Because every subscription introduces accounts, admins, roles, and permissions that can outlive the business need for the tool. IAM teams need visibility into which apps still have active users, which ones are unmanaged, and whether revocation happens when subscriptions end or change hands.
Why This Matters for Security Teams
SaaS subscription management matters to IAM teams because subscriptions are not just procurement records. They create identities, admin roles, delegated permissions, OAuth grants, and service accounts that often persist beyond the business need for the app. When subscriptions are renewed, reassigned, or quietly abandoned, those access paths can remain active unless IAM has visibility into them. That makes subscription management part of identity hygiene, not just asset control.
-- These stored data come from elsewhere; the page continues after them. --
+    for (int j = 0; j < ROWS; ++j) {
+        const int e = e0 + j * WAVE;
+        const bool valid = j < rpw && e < n && CD_IN_RANGE(start + e < nr, 7u);
+        key[j] = valid ? keys[fbase + start + e] : 0xffffffffu;
+        val[j] = valid ? vals[fbase + start + e] : 0u;
+    }
+    bool in_regs = true;
+    for (int dg = 0; dg < top; ++dg) {
+        if (!((low_mask >> dg) & 1)) continue;
+        const int shift = dg * RADIX_BITS;
+        for (int q = threadIdx.x; q < NW * RADIX; q += NT) (&s_wh[0][0])[q] = 0;
+        if (!in_regs) {
+#pragma unroll
+            for (int j = 0; j < ROWS; ++j) {
+                const int e = e0 + j * WAVE;
+                const bool valid = j < rpw && e < n;
+                key[j] = valid ? s_k[e] : 0xffffffffu;
+                val[j] = valid ? s_v[e] : 0u;
+            }
+        }
+        __syncthreads();
+#pragma unroll
+        for (int j = 0; j < ROWS; ++j) {
+            if (j < rpw) {
+                const int e = e0 + j * WAVE;
+                const bool valid = e < n;
+                const uint32_t d = (key[j] >> shift) & (RADIX - 1);
+                uint32_t dl = 0u, dh = 0u;
+#pragma unroll
+                for (int bit = 0; bit < RADIX_BITS; ++bit) {
+                    const int y = (int)(d << (31 - bit)) >> 31;
+                    const uint64_t m = __ballot(y < 0);
+                    dl |= (uint32_t)m ^ (uint32_t)y;
+                    dh |= (uint32_t)(m >> 32) ^ (uint32_t)y;
+                }
+                const uint64_t peers = ~(((uint64_t)dh << 32) | dl) & __ballot(valid);
+                uint32_t bin_base = 0;
+                if (valid) bin_base = s_wh[w][d];
+                if (valid && (peers >> lane) == 1ull) s_wh[w][d] = (unsigned short)(bin_base + (uint32_t)__popcll(peers));
+                rank[j] = bin_base + (uint32_t)__popcll(peers & lt);
+            }
+        }
+        __syncthreads();
+        if (threadIdx.x < RADIX) {
+            const int d = threadIdx.x;
+            uint32_t run = 0;
+#pragma unroll
+            for (int q = 0; q < NW; ++q) {
+                const uint32_t c = s_wh[q][d];
+                s_wh[q][d] = (unsigned short)run;
+                run += c;
+            }
+            uint32_t inc = run;
+#pragma unroll
+            for (int o = 1; o < 64; o <<= 1) {
+                const uint32_t u = __shfl_up(inc, o, 64);
+                if (lane >= o) inc += u;
+            }
+            if (lane == 63) s_ws[w] = inc;
+            s_bstart[d] = inc - run;
+        }
+        __syncthreads();
+        if (threadIdx.x < RADIX) {
+            uint32_t add = 0;
+            for (int q = 0; q < w; ++q) add += s_ws[q];
+            s_bstart[threadIdx.x] += add;
+        }
+        __syncthreads();
+#pragma unroll
+        for (int j = 0; j < ROWS; ++j) {
+            const int e = e0 + j * WAVE;
+            if (j < rpw && e < n) {
+                const uint32_t d = (key[j] >> shift) & (RADIX - 1);
+                const uint32_t lp = s_bstart[d] + s_wh[w][d] + rank[j];
+                if (CD_IN_RANGE(lp < (uint32_t)n, 8u)) {
+                    s_k[lp] = key[j];
+                    s_v[lp] = val[j];
+                }
+            }
+        }
+        __syncthreads();
+        in_regs = false;
+    }
+    if (in_regs) {
+#pragma unroll
+        for (int j = 0; j < ROWS; ++j) {
+            const int e = e0 + j * WAVE;
+            if (j < rpw && e < n) { s_k[e] = key[j]; s_v[e] = val[j]; }
+        }
+        __syncthreads();
+    }
+    const uint32_t* k = s_k;
+    const uint32_t* v = s_v;
+    uint64_t bal[ROWS];
+    int wtot = 0;
+#pragma unroll
+    for (int j = 0; j < ROWS; ++j) {
+        const int e = e0 + j * WAVE;
+        const bool in = j < rpw && e < n;
+        const uint32_t me = in ? k[e] : 0u, left = in && e > 0 ? k[e - 1] : 0u;
+        bal[j] = ballot64(in && (e == 0 || me != left));
+        wtot += __popcll(bal[j]);
+    }
+    if (lane == 0) s_cnt[w] = wtot;
+    __syncthreads();
+    int pos = 0, nheads = 0;
+    for (int q = 0; q < NW; ++q) { if (q < w) pos += s_cnt[q]; nheads += s_cnt[q]; }
+    if (threadIdx.x == 0) {
+        const int excl = chained_scan(state + (size_t)f * RADIX, 1, b, nheads, &fs[f].scan_stalled);
+        s_out0 = excl;
+        if (b == RADIX - 1) fs[f].n_v = excl + nheads;
+    }
+#pragma unroll
+    for (int j = 0; j < ROWS; ++j) {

This is especially important in environments that already struggle with non-human access sprawl. NHI Management Group research shows that only 5.7% of organisations have full visibility into their service accounts, and 80% of identity breaches involved compromised non-human identities such as service accounts and API keys. Those findings align with the broader identity control gap described in the NIST Cybersecurity Framework 2.0, where asset visibility and access governance must extend across the full lifecycle.
In practice, many security teams discover stale SaaS access only after a contract is cancelled, an admin leaves, or an external app has already been used to persist access in the background.
How It Works in Practice
Effective SaaS subscription management gives IAM teams a current map of who can access each application, how that access was granted, and what happens when the subscription changes state. The practical goal is to connect procurement, inventory, identity, and offboarding so that application access does not drift away from business ownership.
At a minimum, IAM teams should track whether a SaaS app has human admins, automated service accounts, API tokens, SSO assertions, and third-party delegated permissions. They should also know which directory group or role grants access, whether the app is tied to a business owner, and whether revocation is triggered when the contract ends. Current guidance suggests treating subscription end dates as identity events, not only finance events.
- Inventory every SaaS app with its identity model, owner, and renewal date.
- Map admin access, privileged roles, and delegated OAuth scopes to named business owners.
- Automate joiner, mover, and leaver actions so access is removed when subscriptions lapse.
- Review dormant apps for residual accounts, API keys, and integration tokens.
NHIMG’s Ultimate Guide to NHIs — Lifecycle Processes for Managing NHIs is clear that lifecycle discipline matters because credentials and identities rarely disappear when the business rationale does. That same concern shows up in the NHI Lifecycle Management Guide, where offboarding, rotation, and revocation are treated as continuous controls rather than one-time tasks.
These controls tend to break down when SaaS apps are purchased outside central IT, because identity ownership, contract ownership, and technical administration are split across different teams.
Common Variations and Edge Cases
Tighter subscription control often increases operational overhead, requiring organisations to balance faster provisioning against stronger revocation and review discipline. That tradeoff becomes more visible in shadow IT, business-led SaaS adoption, and federated environments where apps are connected through SCIM, SSO, or embedded API integrations.
There is no universal standard for this yet, but current best practice is to treat these cases differently based on risk. High-risk collaboration tools, code repositories, and finance platforms should receive stricter review than low-risk productivity apps. Shared admin accounts, break-glass access, and vendor-managed integrations deserve extra scrutiny because they can survive a subscription change even when normal user access is removed.
IAM teams should also distinguish between subscription cancellation and true access removal. An app can be “off the books” while still holding OAuth grants, cached sessions, exported data, or machine-to-machine tokens. For that reason, the right question is not only whether the contract ended, but whether every identity path tied to the subscription was revoked. NHIMG’s Top 10 NHI Issues and the Ultimate Guide to NHIs — Regulatory and Audit Perspectives both reinforce that lifecycle evidence and auditability matter as much as access removal itself.
In highly decentralized SaaS estates, this guidance breaks down when no one team owns the application register, because revocation depends on data that never reaches IAM.
Standards & Framework Alignment
This section maps relevant standards and security frameworks to the operational risks and controls described in this guidance.
OWASP Non-Human Identity Top 10 address the attack and risk surface, while NIST CSF 2.0 and NIST CSF 2.0 set the governance and control requirements practitioners need to meet.
| Framework | Control / Reference | Relevance |
|---|---|---|
| NIST CSF 2.0 | ID.AM-1 | SaaS subscription management depends on knowing what apps and identities exist. |
| NIST CSF 2.0 | PR.AC-4 | Subscription changes must trigger timely access removal and privilege review. |
| OWASP Non-Human Identity Top 10 | NHI-01 | SaaS apps create non-human and delegated identities that can outlive business need. |
Maintain an accurate SaaS inventory and tie each app to an owner before access reviews.